Митька, натрясясь за день на сенокосилке, упал в траву и долго слушал это пробуждение лесной и луговой жизни. Закрыв глаза, он вдыхал тонкий запах разнотравья и млел душой. Несчетное число раз лежал он вот так, в детстве, во время сенокоса, так же вдыхал этот запах скошенной травы, перегретой сухой земли, слушал ленивый стрекот кузнечиков, пение птиц, и тело его остывало от жаркой работы, а душа погружалась в благо. И не только сенокосную страду напомнили ему эти запахи и звуки, но и многое другое из детства и юности, из того светлого, что остается с человеком до конца его дней…
– Наломался? – заговорил Иван, подвинувшись ближе к брату.
Митька не открыл глаза. За день много было сказано обо всем, и ему не хотелось спугивать благостный настрой, ласкающий душу.
– Уснул, что ли? – Иван кинул взгляд на Андрея Кузина, крутившего весь день баранку трактора.
– Не трогай ты его, – повернувшись на спину, ответил тот. – Видишь, человек намаялся без привычки.

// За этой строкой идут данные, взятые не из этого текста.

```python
class KernelTestMixin:
    def set_dec_window(self, on: bool):
        self._check(self.lib.rvcx_set_dec_window(self.ctx, 1 if on else 0), "set_dec_window")

    def dec_margin_frames(self, cfg: SynthConfig = None) -> int:
        d = self._synth_desc(cfg if cfg is not None else self.synth_cfg)
        m = ctypes.c_int32(0)
        rc = self.lib.rvcx_dec_margin_frames(ctypes.byref(d), ctypes.byref(m))
        if rc != 0:
            raise _lib.RvcxError(rc, "dec_margin_frames: bad synthesizer configuration")
# ... 291 lines not shown
                                                     1 if relu else 0, m, _ptr(y), self.stream()), "convtranspose2d_s2")
        return y

    def conv2d3x3_v(self, x, heights, w, bias=None, relu: bool = False, math: str = "default"):
        torch = self.torch
        x = self._dev(x, torch.float32).contiguous()
        w = torch.as_tensor(w, dtype=torch.float32)
        N, C = int(w.shape[0]), int(w.shape[1])
        wk = self._dev(w.permute(2, 3, 0, 1).reshape(9, N, C).contiguous(), torch.float32)
        b = self._dev(bias, torch.float32) if bias is not None else None
        B, H, W = (int(v) for v in x.shape[:3])
        hv = (ctypes.c_int32 * B)(*[int(v) for v in heights])
        y = torch.empty((B, H, W, N), dtype=torch.float32, device=self.device)
        m = {"default": 0, "f32": 1, "gsw": 2}[math]
        self._check(self.lib.rvcx_conv2d3x3_v(self.ctx, _ptr(x), B, hv, H, W, C, _ptr(wk), _ptr(b), N,
                                              1 if relu else 0, m, _ptr(y), self.stream()), "conv2d3x3_v")
        return y

    def convtranspose2d_s2_v(self, x, heights, w, bias=None, relu: bool = False, math: str = "default"):
        torch = self.torch
        x = self._dev(x, torch.float32).contiguous()
        wd = self._dev(torch.as_tensor(w, dtype=torch.float32).contiguous(), torch.float32)
        C, N = int(wd.shape[0]), int(wd.shape[1])
        b = self._dev(bias, torch.float32) if bias is not None else None
        B, H, W = (int(v) for v in x.shape[:3])
        hv = (ctypes.c_int32 * B)(*[int(v) for v in heights])
        y = torch.empty((B, 2 * H, 2 * W, N), dtype=torch.float32, device=self.device)
        m = {"default": 0, "f32": 1}[math]
        self._check(self.lib.rvcx_convtranspose2d_s2_v(self.ctx, _ptr(x), B, hv, H, W, C, _ptr(wd), _ptr(b), N,
                                                       1 if relu else 0, m, _ptr(y), self.stream()),
                    "convtranspose2d_s2_v")
        return y

    def flash_attention(self, qkv, n_heads: int, qscale: float, rel_k=None, rel_v=None, window: int = 0, mask=None):
        torch = self.torch
        q = self._dev(qkv, torch.float32)
        B, T, H3 = (int(v) for v in q.shape)
        dk = H3 // 3 // n_heads
        rk = None if rel_k is None else self._dev(rel_k, torch.float32)
        rv = None if rel_v is None else self._dev(rel_v, torch.float32)
        mk = None if mask is None else self._dev(mask, torch.float32)
        y = torch.empty((B, T, H3 // 3), dtype=torch.float32, device=self.device)
        self._check(self.lib.rvcx_flash_attention(self.ctx, _ptr(q), B, T, int(n_heads), dk, float(qscale), _ptr(rk),
                                                  _ptr(rv), int(window), _ptr(mk), _ptr(y), self.stream()),
                    "flash_attention")
        return y

    def resblock_pair(self, x, w1, b1, w2, b2, dilation: int, acc=None, acc_mode: int = 0, acc_div: float = 1.0,
                      cfg: int = 0):
        torch = self.torch
        x = self._dev(x, torch.float32)
        B, T, C = (int(v) for v in x.shape)
        k = int(np.shape(w1)[2])
        w1k = self._dev(torch.as_tensor(w1, dtype=torch.float32).permute(2, 0, 1).contiguous(), torch.float32)
        w2k = self._dev(torch.as_tensor(w2, dtype=torch.float32).permute(2, 0, 1).contiguous(), torch.float32)
        b1d, b2d = self._dev(b1, torch.float32), self._dev(b2, torch.float32)
        y = (self._dev(acc, torch.float32).clone() if acc is not None
             else torch.empty((B, T, C), dtype=torch.float32, device=self.device))
        self._check(self.lib.rvcx_resblock_pair(self.ctx, _ptr(x), B, T, C, _ptr(w1k), _ptr(b1d), _ptr(w2k), _ptr(b2d),
                                                k, dilation, acc_mode, float(acc_div), cfg, _ptr(y), self.stream()),
                    "resblock_pair")
        return y
```

Measured before the change: 1155 audio-sec/sec.

## Fuse RMVPE U-Net residual conv block into one kernel with LDS-resident intermediate

Adds a fused HIP kernel that runs both 3x3 convolutions of a U-Net residual block in one launch. The first conv's ReLU output stays in LDS as a split fp16 tile with a halo, so the intermediate tensor never goes through global memory, and bias, ReLU and the residual add are applied in the epilogue. The aim is to cut one launch and the write and re-read of the intermediate activation. In exchange it recomputes the halo, uses a large LDS footprint that can lower occupancy, and is on by default behind RVCX_UNET_FUSE, falling back to the two separate convs when the shape does not fit.

```diff
diff --git a/retrieval-based-voice-conversion-mlx_amd/csrc/conv2d_small.hip b/retrieval-based-voice-conversion-mlx_amd/csrc/conv2d_small.hip
--- a/retrieval-based-voice-conversion-mlx_amd/csrc/conv2d_small.hip
+++ b/retrieval-based-voice-conversion-mlx_amd/csrc/conv2d_small.hip
@@ -452,4 +452,312 @@
   return hipErrorInvalidValue;
 }
 
-}
+namespace {
+typedef unsigned u32x4 __attribute__((ext_vector_type(4)));
+constexpr int UB_TW = 16;
+constexpr int UB_NTHR = 256;
+constexpr int ub_th(int cin, int n) { return cin == 16 && n == 16 ? 16 : 8; }
+
+constexpr size_t ub_wbytes(int nbv1, int nbv2, int nthr) {
+  const int r2 = (nbv2 + nthr - 1) / nthr * nthr;
+  return (size_t)(nbv1 > r2 ? nbv1 : r2) * 16;
+}
+
+__device__ __forceinline__ int ub_rows_in(const UnetBlockArgs& a, int b) {
+  typedef const int __attribute__((address_space(4))) * const_ip;
+  return a.h_in ? ((const_ip)a.h_in)[b] : a.H;
+}
+
+template <int C, int NT, int PS>
+__device__ __forceinline__ void ub_mma(const char* As, const char* Bs, const int AW, const int zoff,
+                                       const int (&pbase)[2], const int lane, f32x4 (&acc)[2][NT],
+                                       f32x4 (&acc2)[2][NT]) {
+  constexpr int KS = C == 16 ? 5 : 9;
+  const int g = lane >> 4;
+#pragma unroll
+  for (int ks = 0; ks < KS; ++ks) {
+    const int tap = C == 16 ? 2 * ks + (g >> 1) : ks;
+    const int toff = ((tap / 3) * AW + tap % 3) * PS;
+    f16x8 bh[NT], bl[NT];
+#pragma unroll
+    for (int t = 0; t < NT; ++t) {
+      const char* src = Bs + ((size_t)((ks * NT + t) * 2) * 64 + lane) * 16;
+      bh[t] = *reinterpret_cast<const f16x8*>(src);
+      bl[t] = *reinterpret_cast<const f16x8*>(src + 64 * 16);
+    }
+#pragma unroll
+    for (int p = 0; p < 2; ++p) {
+      const int ao = (C == 16 && tap >= 9) ? zoff : pbase[p] + toff;
+      const f16x8 ah = *reinterpret_cast<const f16x8*>(As + ao);
+      const f16x8 al = *reinterpret_cast<const f16x8*>(As + ao + C * 2);
+#pragma unroll
+      for (int t = 0; t < NT; ++t) {
+        acc[p][t] = __builtin_amdgcn_mfma_f32_16x16x32_f16(ah, bh[t], acc[p][t], 0, 0, 0);
+        f32x4 c = acc2[p][t];
+        c = __builtin_amdgcn_mfma_f32_16x16x32_f16(al, bh[t], c, 0, 0, 0);
+        c = __builtin_amdgcn_mfma_f32_16x16x32_f16(ah, bl[t], c, 0, 0, 0);
+        acc2[p][t] = c;
+      }
+    }
+  }
+}
+}
+
+template <int CIN, int N>
+__global__ __launch_bounds__(UB_NTHR) void k_unet_block(const UnetBlockArgs a) {
+  constexpr int NTHR = UB_NTHR;
+  constexpr int TH = ub_th(CIN, N), TW = UB_TW;
+  constexpr int KS1 = CIN == 16 ? 5 : 9, KS2 = N == 16 ? 5 : 9;
+  constexpr int NT = N / 16;
+  constexpr int PS1 = CIN * 4 + 16, PS2 = N * 4 + 16;
+  constexpr int XW = TW + 4, XPIX = (TH + 4) * XW;
+  constexpr int TWD = TW + 2, TPIX = (TH + 2) * TWD;
+  constexpr int NWAVE = NTHR / 64;
+  constexpr int NBV1 = KS1 * NT * 2 * 64, NBV2 = KS2 * NT * 2 * 64;
+  constexpr int BIT1 = (NBV1 + NTHR - 1) / NTHR, BIT2 = (NBV2 + NTHR - 1) / NTHR;
+  constexpr int XIT = (XPIX * (CIN / 4) + NTHR - 1) / NTHR;
+  constexpr int F1P = ((TPIX + 15) / 16 + 1) / 2;
+  constexpr int P1 = (F1P + NWAVE - 1) / NWAVE;
+  constexpr int P2 = TH / 2 / NWAVE;
+  static_assert(TW == 16 && (TH / 2) % NWAVE == 0, "a conv2 fragment is one tile row, a wave takes whole pairs");
+  extern __shared__ __attribute__((aligned(16))) char smh[];
+  constexpr int XB = (XPIX + 1) * PS1, TB = (TPIX + 1) * PS2;
+  char* Xs = smh;
+  char* Ts = smh;
+  char* Bs = smh + (XB > TB ? XB : TB);
+  const int W = a.W, H = a.H;
+  const int b = blockIdx.z;
+  const int Hi = ub_rows_in(a, b);
+  const int h0 = blockIdx.y * TH, w0 = blockIdx.x * TW;
+  const float* X = a.x + (long long)b * a.x_bs;
+  const int tid = threadIdx.x, lane = tid & 63, wave = tid >> 6;
+  const int li = lane & 15, g = lane >> 4;
+
+  const float* R = a.res + (long long)b * a.res_bs;
+  f32x4 rv[P2][2][NT];
+#pragma unroll
+  for (int ps = 0; ps < P2; ++ps)
+#pragma unroll
+    for (int p = 0; p < 2; ++p) {
+      const int gh = h0 + 2 * (ps * NWAVE + wave) + p;
+#pragma unroll
+      for (int t = 0; t < NT; ++t)
+#pragma unroll
+        for (int i = 0; i < 4; ++i)
+          rv[ps][p][t][i] = R[((long long)(gh < H ? gh : 0) * W + (w0 + 4 * g + i)) * a.ldr + t * 16 + li];
+    }
+  const float* inv1 = static_cast<const float*>(a.w1s) + NBV1 * 4;
+  const float* inv2 = static_cast<const float*>(a.w2s) + NBV2 * 4;
+  float inv1v[NT], inv2v[NT], b1v[NT], b2v[NT];
+#pragma unroll
+  for (int t = 0; t < NT; ++t) {
+    inv1v[t] = inv1[t * 16 + li];
+    inv2v[t] = inv2[t * 16 + li];
+    b1v[t] = a.b1[t * 16 + li];
+    b2v[t] = a.b2[t * 16 + li];
+  }
+  u32x4 w2v[BIT2];
+  {
+    f32x4 v[XIT];
+#pragma unroll
+    for (int it = 0; it < XIT; ++it) {
+      const int idx = it * NTHR + tid;
+      const int q = idx % (CIN / 4);
+      const int pix = idx / (CIN / 4);
+      const int r = pix / XW, cc = pix - r * XW;
+      const int gh = h0 - 2 + r, gw = w0 - 2 + cc;
+      const bool ok = idx < XPIX * (CIN / 4) && gh >= 0 && gh < Hi && gw >= 0 && gw < W;
+      v[it] = *reinterpret_cast<const f32x4*>(X + ((long long)(ok ? gh : 0) * W + (ok ? gw : 0)) * a.ldx + 4 * q);
+      if (!ok) v[it] = f32x4{0.f, 0.f, 0.f, 0.f};
+    }
+    uint4 bv[BIT1];
+    const uint4* wimg1 = static_cast<const uint4*>(a.w1s);
+    const u32x4* wimg2 = static_cast<const u32x4*>(a.w2s);
+#pragma unroll
+    for (int it = 0; it < BIT1; ++it) {
+      const int idx = it * NTHR + tid;
+      bv[it] = wimg1[idx < NBV1 ? idx : 0];
+    }
+#pragma unroll
+    for (int it = 0; it < BIT2; ++it) {
+      const int idx = it * NTHR + tid;
+      w2v[it] = wimg2[idx < NBV2 ? idx : 0];
+    }
+#pragma unroll
+    for (int it = 0; it < BIT1; ++it) {
+      const int idx = it * NTHR + tid;
+      if (idx < NBV1) reinterpret_cast<uint4*>(Bs)[idx] = bv[it];
+    }
+#pragma unroll
+    for (int it = 0; it < XIT; ++it) {
+      const int idx = it * NTHR + tid;
+      if (idx < XPIX * (CIN / 4)) {
+        f32x4 val = v[it];
+#pragma unroll
+        for (int j = 0; j < 4; ++j) val[j] *= H16_XS;
+        char* row = Xs + (size_t)(idx / (CIN / 4)) * PS1;
+        const int c4 = 4 * (idx % (CIN / 4));
+        uint2 hh, ll;
+        hh.x = pk_f16(val[0], val[1]);
+        hh.y = pk_f16(val[2], val[3]);
+        ll.x = pk_f16((val[0] - f16lo_f(hh.x)) * H16_LO, (val[1] - f16hi_f(hh.x)) * H16_LO);
+        ll.y = pk_f16((val[2] - f16lo_f(hh.y)) * H16_LO, (val[3] - f16hi_f(hh.y)) * H16_LO);
+        *reinterpret_cast<uint2*>(row + c4 * 2) = hh;
+        *reinterpret_cast<uint2*>(row + CIN * 2 + c4 * 2) = ll;
+      }
+    }
+    if (tid < PS1 / 16) reinterpret_cast<uint4*>(Xs + (size_t)XPIX * PS1)[tid] = make_uint4(0u, 0u, 0u, 0u);
+  }
+  __syncthreads();
+
+  f32x4 tv[P1][2][NT];
+#pragma unroll
+  for (int ps = 0; ps < P1; ++ps) {
+    const int q0 = 2 * (ps * NWAVE + wave) * 16;
+    if (q0 >= TPIX) continue;
+    f32x4 acc[2][NT], acc2[2][NT];
+    int pbase[2];
+#pragma unroll
+    for (int p = 0; p < 2; ++p) {
+#pragma unroll
+      for (int t = 0; t < NT; ++t) acc[p][t] = acc2[p][t] = f32x4{0.f, 0.f, 0.f, 0.f};
+      const int q = q0 + p * 16 + li;
+      const int qc = q < TPIX ? q : TPIX - 1;
+      pbase[p] = ((qc / TWD) * XW + qc % TWD) * PS1 + (CIN == 16 ? 16 * (g & 1) : 16 * g);
+    }
+    ub_mma<CIN, NT, PS1>(Xs, Bs, XW, XPIX * PS1, pbase, lane, acc, acc2);
+#pragma unroll
+    for (int t = 0; t < NT; ++t) {
+      const float bn = b1v[t];
+      const float inv = inv1v[t];
+#pragma unroll
+      for (int p = 0; p < 2; ++p) {
+        f32x4 v;
+#pragma unroll
+        for (int i = 0; i < 4; ++i) v[i] = (acc[p][t][i] + acc2[p][t][i] * H16_LO_INV) * inv;
+#pragma unroll
+        for (int i = 0; i < 4; ++i) v[i] += bn;
+#pragma unroll
+        for (int i = 0; i < 4; ++i) v[i] = v[i] > 0.f ? v[i] : 0.f;
+#pragma unroll
+        for (int i = 0; i < 4; ++i) {
+          const int q = q0 + p * 16 + 4 * g + i;
+          const int r = q / TWD, cc = q - r * TWD;
+          const int gh = h0 - 1 + r, gw = w0 - 1 + cc;
+          const bool in = gh >= 0 && gh < Hi && gw >= 0 && gw < W;
+          tv[ps][p][t][i] = in ? v[i] : 0.f;
+        }
+      }
+    }
+  }
+  __syncthreads();
+#pragma unroll
+  for (int ps = 0; ps < P1; ++ps) {
+    const int q0 = 2 * (ps * NWAVE + wave) * 16;
+    if (q0 >= TPIX) continue;
+#pragma unroll
+    for (int t = 0; t < NT; ++t) {
+      const int n = t * 16 + li;
+#pragma unroll
+      for (int p = 0; p < 2; ++p)
+#pragma unroll
+        for (int i = 0; i < 4; ++i) {
+          const int q = q0 + p * 16 + 4 * g + i;
+          const float val = tv[ps][p][t][i] * H16_XS;
+          const unsigned hh = pk_f16(val, 0.f);
+          const unsigned ll = pk_f16((val - f16lo_f(hh)) * H16_LO, 0.f);
+          if (q < TPIX) {
+            char* row = Ts + (size_t)q * PS2;
+            *reinterpret_cast<unsigned short*>(row + 2 * n) = (unsigned short)hh;
+            *reinterpret_cast<unsigned short*>(row + N * 2 + 2 * n) = (unsigned short)ll;
+          }
+        }
+    }
+  }
+  if (tid < PS2 / 16) reinterpret_cast<uint4*>(Ts + (size_t)TPIX * PS2)[tid] = make_uint4(0u, 0u, 0u, 0u);
+#pragma unroll
+  for (int it = 0; it < BIT2; ++it) {
+    const int idx = it * NTHR + tid;
+    reinterpret_cast<u32x4*>(Bs)[idx] = w2v[it];
+  }
+  __syncthreads();
+
+  float* Y = a.y + (long long)b * a.y_bs;
+#pragma unroll
+  for (int ps = 0; ps < P2; ++ps) {
+    const int f0 = 2 * (ps * NWAVE + wave);
+    f32x4 acc[2][NT], acc2[2][NT];
+    int pbase[2];
+#pragma unroll
+    for (int p = 0; p < 2; ++p) {
+#pragma unroll
+      for (int t = 0; t < NT; ++t) acc[p][t] = acc2[p][t] = f32x4{0.f, 0.f, 0.f, 0.f};
+      pbase[p] = ((f0 + p) * TWD + li) * PS2 + (N == 16 ? 16 * (g & 1) : 16 * g);
+    }
+    ub_mma<N, NT, PS2>(Ts, Bs, TWD, TPIX * PS2, pbase, lane, acc, acc2);
+#pragma unroll
+    for (int t = 0; t < NT; ++t) {
+      const int n = t * 16 + li;
+      const float bn = b2v[t];
+      const float inv = inv2v[t];
+#pragma unroll
+      for (int p = 0; p < 2; ++p) {
+        const int gh = h0 + f0 + p;
+        f32x4 v;
+#pragma unroll
+        for (int i = 0; i < 4; ++i) v[i] = (acc[p][t][i] + acc2[p][t][i] * H16_LO_INV) * inv;
+#pragma unroll
+        for (int i = 0; i < 4; ++i) v[i] += bn;
+#pragma unroll
+        for (int i = 0; i < 4; ++i) v[i] = v[i] > 0.f ? v[i] : 0.f;
+#pragma unroll
+        for (int i = 0; i < 4; ++i) v[i] = v[i] + rv[ps][p][t][i];
+        if (gh < H) {
+#pragma unroll
+          for (int i = 0; i < 4; ++i) Y[((long long)gh * W + (w0 + 4 * g + i)) * a.ldy + n] = v[i];
+        }
+      }
+    }
+  }
+}
+
+namespace {
+template <int CIN, int N>
+hipError_t launch_unet_block(const UnetBlockArgs& a, hipStream_t s) {
+  constexpr int NTHR = UB_NTHR, TH = ub_th(CIN, N);
+  constexpr int KS1 = CIN == 16 ? 5 : 9, KS2 = N == 16 ? 5 : 9;
+  constexpr size_t xb = (size_t)((TH + 4) * (UB_TW + 4) + 1) * (CIN * 4 + 16);
+  constexpr size_t tb = (size_t)((TH + 2) * (UB_TW + 2) + 1) * (N * 4 + 16);
+  constexpr size_t lds = (xb > tb ? xb : tb) + ub_wbytes(KS1 * (N / 16) * 2 * 64, KS2 * (N / 16) * 2 * 64, NTHR);
+  static_assert(lds <= 160 * 1024, "LDS per workgroup");
+  auto kern = k_unet_block<CIN, N>;
+  static bool lds_set = false;
+  if (!lds_set) {
+    hipError_t e = hipFuncSetAttribute(reinterpret_cast<const void*>(kern),
+                                       hipFuncAttributeMaxDynamicSharedMemorySize, (int)lds);
+    if (e != hipSuccess) return e;
+    lds_set = true;
+  }
+  dim3 grid(a.W / UB_TW, (a.H + TH - 1) / TH, a.batch);
+  hipLaunchKernelGGL(kern, grid, dim3(NTHR), lds, s, a);
+  return hipGetLastError();
+}
+}
+
+bool unet_block_fits(const UnetBlockArgs& a) {
+  const bool shape = (a.C_in == 16 || a.C_in == 32) && (a.N == 16 || a.N == 32) && a.H >= 1 && a.W >= UB_TW &&
+                     a.W % UB_TW == 0 && a.batch >= 1 && a.batch <= 65535 && (a.H + 7) / 8 <= 65535;
+  const bool ptrs = a.x && a.y && a.res && a.w1s && a.w2s && a.b1 && a.b2 && a.y != a.x && a.y != a.res;
+  const bool align = a.ldx % 4 == 0 && a.x_bs % 4 == 0 && a.ldx >= a.C_in && a.ldr >= a.N && a.ldy >= a.N &&
+                     (reinterpret_cast<uintptr_t>(a.x) & 15) == 0 && (reinterpret_cast<uintptr_t>(a.w1s) & 15) == 0 &&
+                     (reinterpret_cast<uintptr_t>(a.w2s) & 15) == 0;
+  return shape && ptrs && align;
+}
+
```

«Дорогие вы мои мужики, – затеплились у Митьки волнительные мысли, – не уснул я, не намаялся – душу очищаю – давно мне так хорошо не было…»
– Да не переживай ты, – тихо заговорил ему на ухо Иван, поняв, что Митька не спит, а притворяется, – я давно ждал этого момента, уверен был, что ты протрезвеешь. Только вот грязи теперь не оберешься.
– Грязь рано или поздно отмоется, – прошептал в ответ Митька, – а вот разговор с Галиной в голове не укладывается. Как представлю, что может быть, так мороз по шкуре пляшет. Даже в армии, когда первый раз вниз головой с парашютом падал, не так дрожал…
Легкий шум шел от вечереющего леса, близкого озера, с широкого лугового разворота – жила природа, и в едином настрое с нею жили мужики.
Над лесом выглянуло солнце, потянуло вдоль ограды длинные тени от изгородей и дворовых построек, отгоняя ночную прохладу.
Митька, щурясь от яркого света, проскочил с крыльца в огородчик, с давних времен предназначенный для выращивания овощей, и сунул голову в кадку с водой, наполненную еще прошлым днем для полива огурцов. Не закрывая глаза, он разглядывал желтоватые отсветы солнечных бликов, плавающие в толще воды, тонкие линии на стыках узких тесин, образующих стенку, круглое днище, и пускал пузырьки выдыхаемого воздуха, совсем как в далеком детстве. Тогда у него была завзятая привычка нырять по утрам в кадку с водой до пояса, и на какое-то виртуальное мгновенье Митька и впрямь почувствовал себя подростком, полным трепетных сил и солнечной радости, и выпрямился, выплескивая целый каскад брызг.
– Так ты у меня всю воду повыльешь, – заметила Дарья, любуясь сыном. Она только что проводила в стадо корову и вошла в ограду.
Митька покрутил головой, стряхивая с волос остатки воды.
– Долить недолго, зато сердце, как медом намазали, будто в детство вернулся. Побрыкаться бы сейчас на травке да молока парного из большой кружки попить.
– Молока – пожалуйста, вон в банках стоит, а брыкаться не стоит – люди за ненормального примут. – Дарья помедлила, глядя, как Митька размахивает руками, не то согреваясь, не то нагоняя силу. – Слышала от Аксиньи, что Маша с ребенком приехала к родителям, в отпуске вроде.
Руки у Митьки повисли, как плети, и сам он замер.
– Я-то тут при чем? – явно теряясь, глуховато произнес он.
– При чем – не при чем, – поняла его Дарья. – Я так, чтобы знал…
Пройдя огородом, Митька вышел на задворки. Широкий луг тянулся за околицей до самого леса, давнее место их детских игр: в войду, ляпы, лапту… И снова воспоминания накатились на него. Он пошел старой травянистой дорогой, опоясывающей деревню, выхватывая воображением забытые события, связанные с теми или иными годами.